Live Video Captioning RAG#

Live Video Captioning RAG sample application uses the Retrieval-Augmentation Generation technique, which transforms live video captions into a knowledge base. The sample application ingests captions from the Live Video Captioning sample application, generates semantic embeddings, and uses LLMs optimized through the OpenVINO™ toolkit to deliver AI-powered chatbot responses grounded in the video context. The sample application builds searchable caption embeddings and interacts with the video content through natural language queries.

Key Features#

  • RAG-based Video Context: Converts caption text from video frames into embeddings and store them in a vector database for semantic search and retrieval.

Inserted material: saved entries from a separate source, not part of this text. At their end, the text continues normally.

__global__ __launch_bounds__(AC_WAVES * WAVE)
void k_autocorr(const int32_t *__restrict__ smp, double *__restrict__ autoc,
                int nsub, int n, int maxlag, int G, int nl2, double c, const int32_t *__restrict__ dev_sub)
{
    __shared__ double s_buf[AC_WAVES][AC_GMAX * AC_STRIDE];
    nsub = dev_count(dev_sub, nsub);

    const int lane = threadIdx.x & 63;
    const int wv = threadIdx.x >> 6;
    double *buf = s_buf[wv];
    const int s0 = (blockIdx.x * AC_WAVES + wv) * G;
    if (s0 >= nsub) return;
    const int half = n >> 1;
    const int ntiles = (n + AC_TILE - 1) / AC_TILE;

    const int32_t *rowp[AC_GMAX];
#pragma unroll
    for (int q = 0; q < AC_GMAX; q++) rowp[q] = smp + (size_t)min(s0 + q, nsub - 1) * n;
    int32_t cur[AC_GMAX][AC_PER_LANE];

    const int g = lane / nl2, j = lane - g * nl2;
    const int L0 = 2 * j, L1 = 2 * j + 1;
    const bool chain = (g < G) && (s0 + g < nsub) && (L0 <= maxlag);
    const double *rowa = buf + (chain ? g : 0) * AC_STRIDE + AC_HALO;
    const double *pb = rowa - (chain ? L0 : 0);
    double accE0 = 1.0, accO0 = 1.0, accE1 = 1.0, accO1 = 1.0;
    double b1 = 0.0;

    auto issue_loads = [&](int tb) {
#pragma unroll
        for (int q = 0; q < AC_GMAX; q++)
#pragma unroll
            for (int u = 0; u < AC_PER_LANE; u++)
                cur[q][u] = rowp[q][min(tb + u * WAVE + lane, n - 1)];
    };

    for (int idx = lane; idx < AC_GMAX * AC_HALO; idx += WAVE)
        buf[(idx >> 5) * AC_STRIDE + (idx & 31)] = 0.0;
    issue_loads(0);

    for (int t = 0; t < ntiles; t++) {
        const int tb = t * AC_TILE;
#pragma unroll
        for (int u = 0; u < AC_PER_LANE; u++) {
            const int p = tb + u * WAVE + lane;
            const int ii = (p < half) ? p : (n - 1 - p);
            const bool valid = (p < n) && (ii < half);
            const double tt = c - (double)ii;
            const double w = valid ? (1.0 - (tt * tt)) : 0.0;
#pragma unroll
            for (int q = 0; q < AC_GMAX; q++)
                buf[q * AC_STRIDE + AC_HALO + u * WAVE + lane] = (double)cur[q][u] * w;
        }
        issue_loads(tb + AC_TILE);
        wave_lds_fence();

        const int kend = min(AC_TILE, n - tb);
        if (t > 0 && kend == AC_TILE) {
            constexpr int NS = AC_TILE / AC_CH;
            double A[AC_CH], B[AC_CH], P[2 * AC_CH];
            double b1n;
            auto rd = [&](int st, double (&a)[AC_CH], double (&b)[AC_CH]) {
#pragma unroll
                for (int u = 0; u < AC_CH; u++) { a[u] = rowa[st * AC_CH + u]; b[u] = pb[st * AC_CH + u]; }
            };
            rd(0, A, B);
            {
                double pbv = b1;
#pragma unroll
                for (int u = 0; u < AC_CH; u++) { P[2 * u] = A[u] * B[u]; P[2 * u + 1] = A[u] * pbv; pbv = B[u]; }
                b1n = pbv;
            }
            rd(1, A, B);
#pragma unroll
            for (int cidx = 0; cidx < NS; cidx++) {
                double An[AC_CH], Bn[AC_CH], Pn[2 * AC_CH];
                if (cidx + 2 < NS) rd(cidx + 2, An, Bn);
                __builtin_amdgcn_sched_barrier(0);
                double pbv = b1n;
#pragma unroll
                for (int u = 0; u < AC_CH; u += 2) {
                    accE0 = accE0 + P[2 * u];
                    if (cidx + 1 < NS) Pn[2 * u] = A[u] * B[u];
                    accE1 = accE1 + P[2 * u + 1];
                    if (cidx + 1 < NS) Pn[2 * u + 1] = A[u] * pbv;
                    accO0 = accO0 + P[2 * u + 2];
                    if (cidx + 1 < NS) Pn[2 * u + 2] = A[u + 1] * B[u + 1];
                    accO1 = accO1 + P[2 * u + 3];
                    if (cidx + 1 < NS) Pn[2 * u + 3] = A[u + 1] * B[u];
                    pbv = B[u + 1];
                }
                __builtin_amdgcn_sched_barrier(0);
                if (cidx + 1 < NS) {
                    b1n = pbv;
#pragma unroll
                    for (int u = 0; u < 2 * AC_CH; u++) P[u] = Pn[u];
                }
                if (cidx + 2 < NS) {
#pragma unroll
                    for (int u = 0; u < AC_CH; u++) { A[u] = An[u]; B[u] = Bn[u]; }
                }
            }
            b1 = pb[AC_TILE - 1];
        } else {
            double accH0 = 1.0, accH1 = 1.0;
            for (int k = 0; k < kend; k++) {
                const int p = tb + k;
                const double a = rowa[k], b0 = pb[k];
                const double p0 = a * b0, p1 = a * b1;
                if (p <= maxlag) {
                    if (p >= L0) accH0 = accH0 + p0;
                    if (p >= L1) accH1 = accH1 + p1;
                    if (p == maxlag) {
                        if ((maxlag + 1) & 1) { accO0 = accH0; accO1 = accH1; }
                        else { accE0 = accH0; accE1 = accH1; }
                    }
                } else if (p & 1) {
                    accO0 = accO0 + p0;
                    accO1 = accO1 + p1;
                } else {
                    accE0 = accE0 + p0;
                    accE1 = accE1 + p1;
                }
                b1 = b0;
            }
        }
        wave_lds_fence();
        {
            double hv[(AC_GMAX * AC_HALO) / WAVE];
#pragma unroll
            for (int r = 0; r < (AC_GMAX * AC_HALO) / WAVE; r++) {
                const int idx = lane + r * WAVE;
                hv[r] = buf[(idx >> 5) * AC_STRIDE + AC_TILE + (idx & 31)];
            }
            wave_lds_fence();
#pragma unroll
            for (int r = 0; r < (AC_GMAX * AC_HALO) / WAVE; r++) {
                const int idx = lane + r * WAVE;
                buf[(idx >> 5) * AC_STRIDE + (idx & 31)] = hv[r];
            }
        }
    }
    if (chain) {
        double *dst = autoc + (size_t)(s0 + g) * FHIP_MAX_LAGS;
        dst[L0] = accE0 + accO0;
        if (L1 <= maxlag) dst[L1] = accE1 + accO1;
    }
}

__global__ __launch_bounds__(AC_WAVES * WAVE)
void k_autocorr_ragged(const int32_t *__restrict__ smp, double *__restrict__ autoc, int nsub, int nch, int row_n,
                       int maxlag, const int32_t *__restrict__ frame_n, const double *__restrict__ frame_c,
                       const int32_t *__restrict__ dev_sub)
{
    __shared__ double s_buf[AC_WAVES][AC_HALO + AC_TILE];
    const int lane = threadIdx.x & 63, wv = threadIdx.x >> 6;
    const int s = blockIdx.x * AC_WAVES + wv;
    nsub = dev_count(dev_sub, nsub);
    if (s >= nsub) return;
    double *buf = s_buf[wv];
    const int f = s / nch;
    const int n = __builtin_amdgcn_readfirstlane(frame_n[f]);
    double *dst = autoc + (size_t)s * FHIP_MAX_LAGS;
    if (n <= maxlag) {
        if (lane <= maxlag) dst[lane] = 2.0;
        return;
    }
    const double c = frame_c[f];
    const int32_t *row = smp + (size_t)s * row_n;
    const int half = n >> 1;
    const int lag = min(lane, maxlag);
    double acc1 = 1.0, acc2 = 1.0;
    if (lane < AC_HALO) buf[lane] = 0.0;
    for (int tb = 0; tb < n; tb += AC_TILE) {
#pragma unroll
        for (int u = 0; u < AC_PER_LANE; u++) {
            const int p = tb + u * WAVE + lane;
            const int ii = (p < half) ? p : (n - 1 - p);
            const bool valid = (p < n) && (ii < half);
            const double tt = c - (double)ii;
            const double w = valid ? (1.0 - (tt * tt)) : 0.0;
            buf[AC_HALO + u * WAVE + lane] = (double)row[min(p, n - 1)] * w;
        }
        wave_lds_fence();
        const int kend = min(AC_TILE, n - tb);
        for (int k = 0; k < kend; k++) {
            const int p = tb + k;
            const double prod = buf[AC_HALO + k] * buf[AC_HALO + k - lag];
            if (p <= maxlag) {
                if (p >= lag) acc1 = acc1 + prod;
            } else if ((p - maxlag) & 1) {
                acc1 = acc1 + prod;
            } else {
                acc2 = acc2 + prod;
            }
        }
        wave_lds_fence();
        const double hv = (lane < AC_HALO) ? buf[AC_TILE + lane] : 0.0;
        wave_lds_fence();
        if (lane < AC_HALO) buf[lane] = hv;
    }
    if (lane <= maxlag) dst[lane] = acc1 + acc2;
}

constexpr int PS_HALF = AC_TILE / 2;
constexpr int PS_HH = AC_HALO / 2;
constexpr int PS_ROW = PS_HH + PS_HALF;
constexpr int PS_STRIDE = 2 * PS_ROW + 10;
constexpr int PS_GMAX = 8;
constexpr int PS_CH = 8;

__global__ __launch_bounds__(AC_WAVES * WAVE)
void k_autocorr_ps(const int32_t *__restrict__ smp, double *__restrict__ autoc,
                   int nsub, int n, int maxlag, int G, int lps, int ge, double c,
                   const int32_t *__restrict__ dev_sub)
{
    __shared__ double s_buf[AC_WAVES][PS_GMAX * PS_STRIDE];
    nsub = dev_count(dev_sub, nsub);

    const int lane = threadIdx.x & 63;
    const int wv = threadIdx.x >> 6;
    double *buf = s_buf[wv];
    const int s0 = (blockIdx.x * AC_WAVES + wv) * G;
    if (s0 >= nsub) return;
    const int half = n >> 1;
    const int ntiles = (n + AC_TILE - 1) / AC_TILE;

    const int32_t *rowp[PS_GMAX];
#pragma unroll
    for (int q = 0; q < PS_GMAX; q++) rowp[q] = smp + (size_t)min(s0 + q, nsub - 1) * n;
    int32_t cur[PS_GMAX][AC_PER_LANE];

    const int g = lane / lps, ql = lane - g * lps;
    const int pi = ql & 1, grp = ql >> 1;
    const int l0 = (grp < ge) ? 6 * grp : 1 + 6 * (grp - ge);
    const bool chain = (g < G) && (s0 + g < nsub) && (l0 <= maxlag);
    const bool ok1 = l0 + 2 <= maxlag, ok2 = l0 + 4 <= maxlag;
    const int pib = pi ^ (l0 & 1);
    const int sft = (l0 + pib - pi) / 2;
    const double *rowA = buf + (chain ? g : 0) * PS_STRIDE + pi * PS_ROW + PS_HH;
    const double *rowB = buf + (chain ? g : 0) * PS_STRIDE + pib * PS_ROW + PS_HH - (chain ? sft : 0);
    const int pih = (maxlag + 1) & 1;
    double S0 = 1.0, S1 = 1.0, S2 = 1.0;
    double b1 = 0.0, b2 = 0.0;

    auto issue_loads = [&](int tb) {
#pragma unroll
        for (int q = 0; q < PS_GMAX; q++)
#pragma unroll
            for (int u = 0; u < AC_PER_LANE; u++)
                cur[q][u] = rowp[q][min(tb + u * WAVE + lane, n - 1)];
    };
    auto slot = [&](int q, int x) { return q * PS_STRIDE + (x & 1) * PS_ROW + PS_HH + (x >> 1); };

    for (int idx = lane; idx < PS_GMAX * 2 * PS_HH; idx += WAVE) {
        const int q = idx / (2 * PS_HH), r = idx - q * 2 * PS_HH;
        buf[q * PS_STRIDE + (r / PS_HH) * PS_ROW + (r % PS_HH)] = 0.0;
    }
    issue_loads(0);

    for (int t = 0; t < ntiles; t++) {
        const int tb = t * AC_TILE;
#pragma unroll
        for (int u = 0; u < AC_PER_LANE; u++) {
            const int x = u * WAVE + lane;
            const int p = tb + x;
            const int ii = (p < half) ? p : (n - 1 - p);
            const bool valid = (p < n) && (ii < half);
            const double tt = c - (double)ii;
            const double w = valid ? (1.0 - (tt * tt)) : 0.0;
#pragma unroll
            for (int q = 0; q < PS_GMAX; q++) buf[slot(q, x)] = (double)cur[q][u] * w;
        }
        issue_loads(tb + AC_TILE);
        wave_lds_fence();

        const int kend = min(AC_TILE, n - tb);
        if (t > 0 && kend == AC_TILE) {
            constexpr int NS = PS_HALF / PS_CH;
            double A[PS_CH], B[PS_CH];
#pragma unroll
            for (int u = 0; u < PS_CH; u++) { A[u] = rowA[u]; B[u] = rowB[u]; }
#pragma unroll
            for (int st = 0; st < NS; st++) {
                double An[PS_CH], Bn[PS_CH];
                if (st + 1 < NS) {
#pragma unroll
                    for (int u = 0; u < PS_CH; u++) {
                        An[u] = rowA[(st + 1) * PS_CH + u];
                        Bn[u] = rowB[(st + 1) * PS_CH + u];
                    }
                }
                __builtin_amdgcn_sched_barrier(0);
#pragma unroll
                for (int u = 0; u < PS_CH; u++) {
                    const double p0 = A[u] * B[u], p1 = A[u] * b1, p2 = A[u] * b2;
                    S0 = S0 + p0;
                    S1 = S1 + p1;
                    S2 = S2 + p2;
                    b2 = b1;
                    b1 = B[u];
                }
                __builtin_amdgcn_sched_barrier(0);
                if (st + 1 < NS) {
#pragma unroll
                    for (int u = 0; u < PS_CH; u++) { A[u] = An[u]; B[u] = Bn[u]; }
                }
            }
        } else {
            if (t == 0 && pi == pih) {
                const int hend = min(maxlag, kend - 1);
                for (int x = 0; x <= hend; x++) {
                    const double a = buf[slot(chain ? g : 0, x)];
                    if (x >= l0) {
                        const double p0 = a * buf[slot(chain ? g : 0, x - l0)];
                        S0 = S0 + p0;
                    }
                    if (ok1 && x >= l0 + 2) {
                        const double p1 = a * buf[slot(chain ? g : 0, x - l0 - 2)];
                        S1 = S1 + p1;
                    }
                    if (ok2 && x >= l0 + 4) {
                        const double p2 = a * buf[slot(chain ? g : 0, x - l0 - 4)];
                        S2 = S2 + p2;
                    }
                }
            }
            for (int st = 0; st < PS_HALF; st++) {
                const int x = 2 * st + pi;
                const int p = tb + x;
                if (x >= kend) break;
                const double a = rowA[st], b0 = rowB[st];
                if (p > maxlag) {
                    const double c1 = (x - l0 - 2 >= -AC_HALO) ? buf[slot(chain ? g : 0, x - l0 - 2 + AC_HALO) - PS_HH] : 0.0;
                    const double c2 = (x - l0 - 4 >= -AC_HALO) ? buf[slot(chain ? g : 0, x - l0 - 4 + AC_HALO) - PS_HH] : 0.0;
                    const double p0 = a * b0, p1 = a * c1, p2 = a * c2;
                    S0 = S0 + p0;
                    S1 = S1 + p1;
                    S2 = S2 + p2;
                }
                b2 = b1;
                b1 = b0;
            }
        }
        wave_lds_fence();
        {
            constexpr int NH = (PS_GMAX * 2 * PS_HH) / WAVE;
            double hv[NH];
#pragma unroll
            for (int r = 0; r < NH; r++) {
                const int idx = lane + r * WAVE;
                const int q = idx / (2 * PS_HH), rr = idx - q * 2 * PS_HH;
                hv[r] = buf[q * PS_STRIDE + (rr / PS_HH) * PS_ROW + PS_HALF + (rr % PS_HH)];
            }
            wave_lds_fence();
#pragma unroll
            for (int r = 0; r < NH; r++) {
                const int idx = lane + r * WAVE;
                const int q = idx / (2 * PS_HH), rr = idx - q * 2 * PS_HH;
                buf[q * PS_STRIDE + (rr / PS_HH) * PS_ROW + (rr % PS_HH)] = hv[r];
            }
        }
    }
    const double o0 = __shfl_xor(S0, 1, WAVE), o1 = __shfl_xor(S1, 1, WAVE), o2 = __shfl_xor(S2, 1, WAVE);
    if (chain && pi == 0) {
        double *dst = autoc + (size_t)(s0 + g) * FHIP_MAX_LAGS;
        dst[l0] = S0 + o0;
        if (ok1) dst[l0 + 2] = S1 + o1;
        if (ok2) dst[l0 + 4] = S2 + o2;
    }
}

  • OpenVINO toolkit-LLM Integration: Deploys large language models efficiently on Intel® hardware for context-aware response generation.

  • Interactive Chat Interface: Web-based dashboard for querying video content with streaming responses and an inline preview of retrieved frames and captions.

  • Multi-Model Support: Configurable embedding models and LLM models with flexible model switching for different use cases and performance requirements.

  • Multi-Device Support: CPU and GPU device options for embedding generation and LLM inference, optimized for Intel® platforms.

  • REST API Endpoints: Programmatic access to embedding ingestion (/api/embeddings) and chat queries (/api/chat) for integration with external systems.

  • Streaming Responses: Real-time chat responses with full caption context and visual frame references for enhanced user understanding.

  • Deployment through Docker Compose tool: Containerized stack for simplified setup and deployment across different environments.

Use Cases#

  • Video Content Search and Discovery: Build searchable knowledge bases from surveillance, educational, or archival videos to find relevant scenes (or frames) and information quickly using natural language queries.

  • Real-time Video Analytics with Q&A: Monitor live video feeds with the ability to ask questions about the video content and receive answers grounded in actual video captions and context.

  • Accessibility and Content Understanding: Generate and query video captions to make the video content more accessible, and enable users to understand the video content without watching the full stream.

  • Intelligent Security and Safety: Deploy RAG-backed chatbots for security monitoring workflows to answer questions about events, activities, and anomalies detected in surveillance video streams.